Exercise aim: Go through the records, and copy each line in which the string "prev" is present.

==== Supplied records ====

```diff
@@ -712,6 +808,21 @@
                                  void* C, int M, int N, int gelu, int out_layout, int dtype, void* stream) {
   DSS_REQUIRE(x, "dss_lnlinear_k384: null pointer");
   return dss::linear_kres<24, 2, 4>("dss_lnlinear_k384", nullptr, x, residual, res_layout, eps, Wg, nullptr, aux, C, M, N, gelu, out_layout, dtype, stream);
+}
+
+extern "C" int dss_lnlinear_ro_k384(const float* x, const void* residual, int res_layout, float eps, const void* Wg, const float* aux,
+                                    void* C, int M, int N, int gelu, int out_layout, int dtype, void* stream) {
+  DSS_REQUIRE(x && residual, "dss_lnlinear_ro_k384: null pointer (x and residual are required)");
+  return dss::linear_kres<24, 2, 4>("dss_lnlinear_ro_k384", nullptr, const_cast<float*>(x), residual, res_layout, eps, Wg, nullptr, aux, C, M, N, gelu,
+                                    out_layout, dtype, stream, false);
+}
+
+extern "C" int dss_lnlinear_res2_k384(float* x, const void* residual, int res_layout, const void* residual2, int res2_layout, float eps,
+                                      const void* Wg, const float* aux, void* C, int M, int N, int gelu, int out_layout, int dtype,
+                                      void* stream) {
+  DSS_REQUIRE(x && residual && residual2, "dss_lnlinear_res2_k384: null pointer (x and both residuals are required)");
+  return dss::linear_kres<24, 2, 4>("dss_lnlinear_res2_k384", nullptr, x, residual, res_layout, eps, Wg, nullptr, aux, C, M, N, gelu, out_layout,
+                                    dtype, stream, true, residual2, res2_layout);
 }
 
 extern "C" int dss_patch_embed_p16(const uint8_t* img_u8, const void* Wp, const void* biasp, const float* pos, float* x, int B, int H, int W,
diff --git a/deep-spectral-segmentation_amd/hip.py b/deep-spectral-segmentation_amd/hip.py
--- a/deep-spectral-segmentation_amd/hip.py
+++ b/deep-spectral-segmentation_amd/hip.py
@@ -38,6 +38,10 @@
                                   c_int, c_int, c_void_p]),
     "dss_lnlinear_k768": (c_int, [c_void_p, c_void_p, c_int, c_float, c_void_p, c_void_p, c_void_p, c_int, c_int, c_int,
                                   c_int, c_int, c_void_p]),
+    "dss_lnlinear_ro_k384": (c_int, [c_void_p, c_void_p, c_int, c_float, c_void_p, c_void_p, c_void_p, c_int, c_int, c_int,
+                                     c_int, c_int, c_void_p]),
+    "dss_lnlinear_res2_k384": (c_int, [c_void_p, c_void_p, c_int, c_void_p, c_int, c_float, c_void_p, c_void_p, c_void_p, c_int,
+                                       c_int, c_int, c_int, c_int, c_void_p]),
     "dss_lnlinear_kfeatures_k384": (c_int, [c_void_p, c_void_p, c_int, c_float, c_void_p, c_void_p, c_void_p, c_void_p,
                                             c_void_p, c_int, c_int, c_float, c_void_p]),
     "dss_lnlinear_kfeatures": (c_int, [c_void_p, c_void_p, c_int, c_float, c_void_p, c_void_p, c_void_p, c_void_p,
@@ -341,7 +345,8 @@
 
 
 def lnlinear(x: torch.Tensor, residual: Optional[torch.Tensor], wg: torch.Tensor, aux: torch.Tensor, eps: float,
-             gelu: bool = False, planar: bool = False, residual_planar: bool = False) -> torch.Tensor:
+             gelu: bool = False, planar: bool = False, residual_planar: bool = False, store: bool = True,
+             residual2: Optional[torch.Tensor] = None, residual2_planar: bool = False) -> torch.Tensor:
     assert x.dtype == torch.float32 and aux.dtype == torch.float32
     k = x.shape[-1]
     if k not in LINEAR_KRES_WIDTHS:
@@ -349,15 +354,25 @@
     n = wg.shape[0]
     m = x.numel() // k
     assert wg.shape[1] == k and tuple(aux.shape) == (n, 2)
+    if not store or residual2 is not None:
+        if k != 384:
+            raise ValueError(f"lnlinear: store=False and residual2 exist for K = 384 only (got {k})")
+        if residual is None or (not store and residual2 is not None):
+            raise ValueError("lnlinear: store=False needs `residual` and no `residual2`; `residual2` needs `residual`")
     if residual is not None:
         assert residual.dtype == wg.dtype and tuple(residual.shape) == ((k // 64, m, 64) if residual_planar else tuple(x.shape))
+    if residual2 is not None:
+        assert residual2.dtype == wg.dtype and tuple(residual2.shape) == ((k // 64, m, 64) if residual2_planar else tuple(x.shape))
     entry = LINEAR_KRES_WIDTHS[k][0].replace("dss_linear", "dss_lnlinear")
     shape = (n // 64, m, 64) if planar else (*x.shape[:-1], n)
     out = torch.empty(shape, dtype=wg.dtype, device=x.device)
+    head = [_dev(x, "x"), 0 if residual is None else _dev(residual, "residual"), PLANAR64 if residual_planar else ROW_MAJOR]
+    if residual2 is not None:
+        entry, head = "dss_lnlinear_res2_k384", head + [_dev(residual2, "residual2"), PLANAR64 if residual2_planar else ROW_MAJOR]
+    elif not store:
+        entry = "dss_lnlinear_ro_k384"
     with _timed("lnlinear", m=m, n=n, k=k, gelu=gelu, res=residual is not None):
-        _check(getattr(load_library(), entry)(_dev(x, "x"), 0 if residual is None else _dev(residual, "residual"),
-                                              PLANAR64 if residual_planar else ROW_MAJOR, float(eps), _dev(wg, "Wg"),
-                                              _dev(aux, "aux"), _dev(out, "out"), m, n, int(gelu),
+        _check(getattr(load_library(), entry)(*head, float(eps), _dev(wg, "Wg"), _dev(aux, "aux"), _dev(out, "out"), m, n, int(gelu),
                                               PLANAR64 if planar else ROW_MAJOR, dtype_code(wg.dtype), _stream()), entry)
     return out
 
diff --git a/deep-spectral-segmentation_amd/vit.py b/deep-spectral-segmentation_amd/vit.py
--- a/deep-spectral-segmentation_amd/vit.py
+++ b/deep-spectral-segmentation_amd/vit.py
@@ -55,7 +55,7 @@
     def __init__(self, model_name: str, state_dict: Dict[str, torch.Tensor], device: torch.device,
                  dtype: torch.dtype = torch.float16, k_proj_fp32: bool = False, gelu: str = "auto",
                  linear_kres: int = 2, fuse_ln: bool = True, gemm_tuning: str = "table", fuse_k: bool = True, fuse_pe: bool = True,
-                 fuse_qkv768: bool = True, library_gemm: str = "lt", fc2_into_stream: bool = False):
+                 fuse_qkv768: bool = True, library_gemm: str = "lt", fc2_into_stream: bool = False, stream_store: str = "auto"):
         name = model_name.lower()
         if name not in VIT_CONFIGS:
             raise ValueError(f"Cannot get model: {model_name}")
@@ -84,7 +84,11 @@
             raise ValueError("library_gemm must be 'lt' (dss_linear_lt) or 'torch' (F.linear)")
         self.library_gemm = library_gemm
         self.fc2_into_stream = bool(fc2_into_stream) and library_gemm == "lt"
+        if stream_store not in ("auto", "twice"):
+            raise ValueError("stream_store must be 'auto' or 'twice'")
         d = self.embed_dim
+        self.stream_once = (stream_store == "auto" and d == 384 and self.fuse_ln and self.linear_k384 >= 2
+                            and self.gelu in ("erf", "erf_f16") and not self.fc2_into_stream)
         sd = state_dict
         need = ["cls_token", "pos_embed", "patch_embed.proj.weight", "patch_embed.proj.bias"]
         for i in range(self.depth):
@@ -170,6 +174,10 @@
                               (f"dss_layernorm_fwd + dss_linear_k{d}" if kres_fc1 else f"dss_layernorm_fwd + {lib} + GELU pass"),
             "gelu": {"erf": "exact-erf form in fp32 (A&S 7.1.28, |err| <= 3e-7)", "erf_f16": "erf-GELU polynomial form on packed f16 (csrc/kres.h)",
                      "tanh_fused": "hipBLASLt's tanh epilogue (NOT the reference function)"}[self.gelu],
+            "residual stream": ("stored once per block (dss_lnlinear_ro_k384 + dss_lnlinear_res2_k384 behind block 0)" if self.stream_once
+                                else "stored twice per block (by each fused norm -> Linear kernel)" if ("qkv_wg" in blk and kres_fc1 and "fc1_wg" in blk
+                                                                                                       and not self.fc2_into_stream)
+                                else "as the norm / fc2 path of this model stores it"),
             "fc2": lib + (" adding into the fp32 residual stream (dss_linear_lt_accumulate)" if self.fc2_into_stream else ""),
             "hooked norm1 + K projection + hand-over": "dss_lnlinear_kfeatures" if "k_wg" in self.blocks[-1] else
                                                        f"dss_layernorm_fwd + {lib} + dss_kfeatures_finalize",
@@ -208,8 +216,10 @@
         for i in range(nblocks):
             blk = self.blocks[i]
             qkv_planar = bool(k384)
+            once = self.stream_once and pending is not None
+            prev = pending
             if "qkv_wg" in blk and self.linear_k384:
-                qkv = hip.lnlinear(x, pending, blk["qkv_wg"], blk["qkv_aux"], LN_EPS, planar=True)
+                qkv = hip.lnlinear(x, pending, blk["qkv_wg"], blk["qkv_aux"], LN_EPS, planar=True, store=not once)
                 qkv_planar = True
             else:
                 hcur = hip.layernorm(x, blk["n1w"], blk["n1b"], LN_EPS, self.dtype, residual=pending)
@@ -222,7 +232,9 @@
                 pending = hip.linear_kres(o, blk["proj_w"], blk["proj_b"], planar=True)
             else:
                 pending = self._linear(o, blk["proj_w"], blk["proj_b"], "proj")
-            if kres_fc1 and "fc1_wg" in blk:
+            if once:
+                f1 = hip.lnlinear(x, prev, blk["fc1_wg"], blk["fc1_aux"], LN_EPS, gelu=self._gelu_code, residual2=pending, residual2_planar=True)
+            elif kres_fc1 and "fc1_wg" in blk:
                 f1 = hip.lnlinear(x, pending, blk["fc1_wg"], blk["fc1_aux"], LN_EPS, gelu=self._gelu_code, residual_planar=bool(k384))
             else:
                 hcur = hip.layernorm(x, blk["n2w"], blk["n2b"], LN_EPS, self.dtype, residual=pending,
diff --git a/include/dss_hip.h b/include/dss_hip.h
--- a/include/dss_hip.h
+++ b/include/dss_hip.h
@@ -56,6 +56,10 @@
                       int M, int N, int gelu, int out_layout, int dtype, void* stream);
 int dss_lnlinear_k768(float* x, const void* residual, int res_layout, float eps, const void* Wg, const float* aux, void* C,
                       int M, int N, int gelu, int out_layout, int dtype, void* stream);
+int dss_lnlinear_ro_k384(const float* x, const void* residual, int res_layout, float eps, const void* Wg, const float* aux, void* C,
+                         int M, int N, int gelu, int out_layout, int dtype, void* stream);
+int dss_lnlinear_res2_k384(float* x, const void* residual, int res_layout, const void* residual2, int res2_layout, float eps,
+                           const void* Wg, const float* aux, void* C, int M, int N, int gelu, int out_layout, int dtype, void* stream);
 
 int dss_lnlinear_kfeatures_k384(float* x, const void* residual, int res_layout, float eps, const void* Wg, const float* aux,
                                 float* k32, void* k16, float* rnorm, int M, int T, float norm_eps, void* stream);
```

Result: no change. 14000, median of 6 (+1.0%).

====

Response to this exercise:
+            prev = pending
+                f1 = hip.lnlinear(x, prev, blk["fc1_wg"], blk["fc1_aux"], LN_EPS, gelu=self._gelu_code, residual2=pending, residual2_planar=True)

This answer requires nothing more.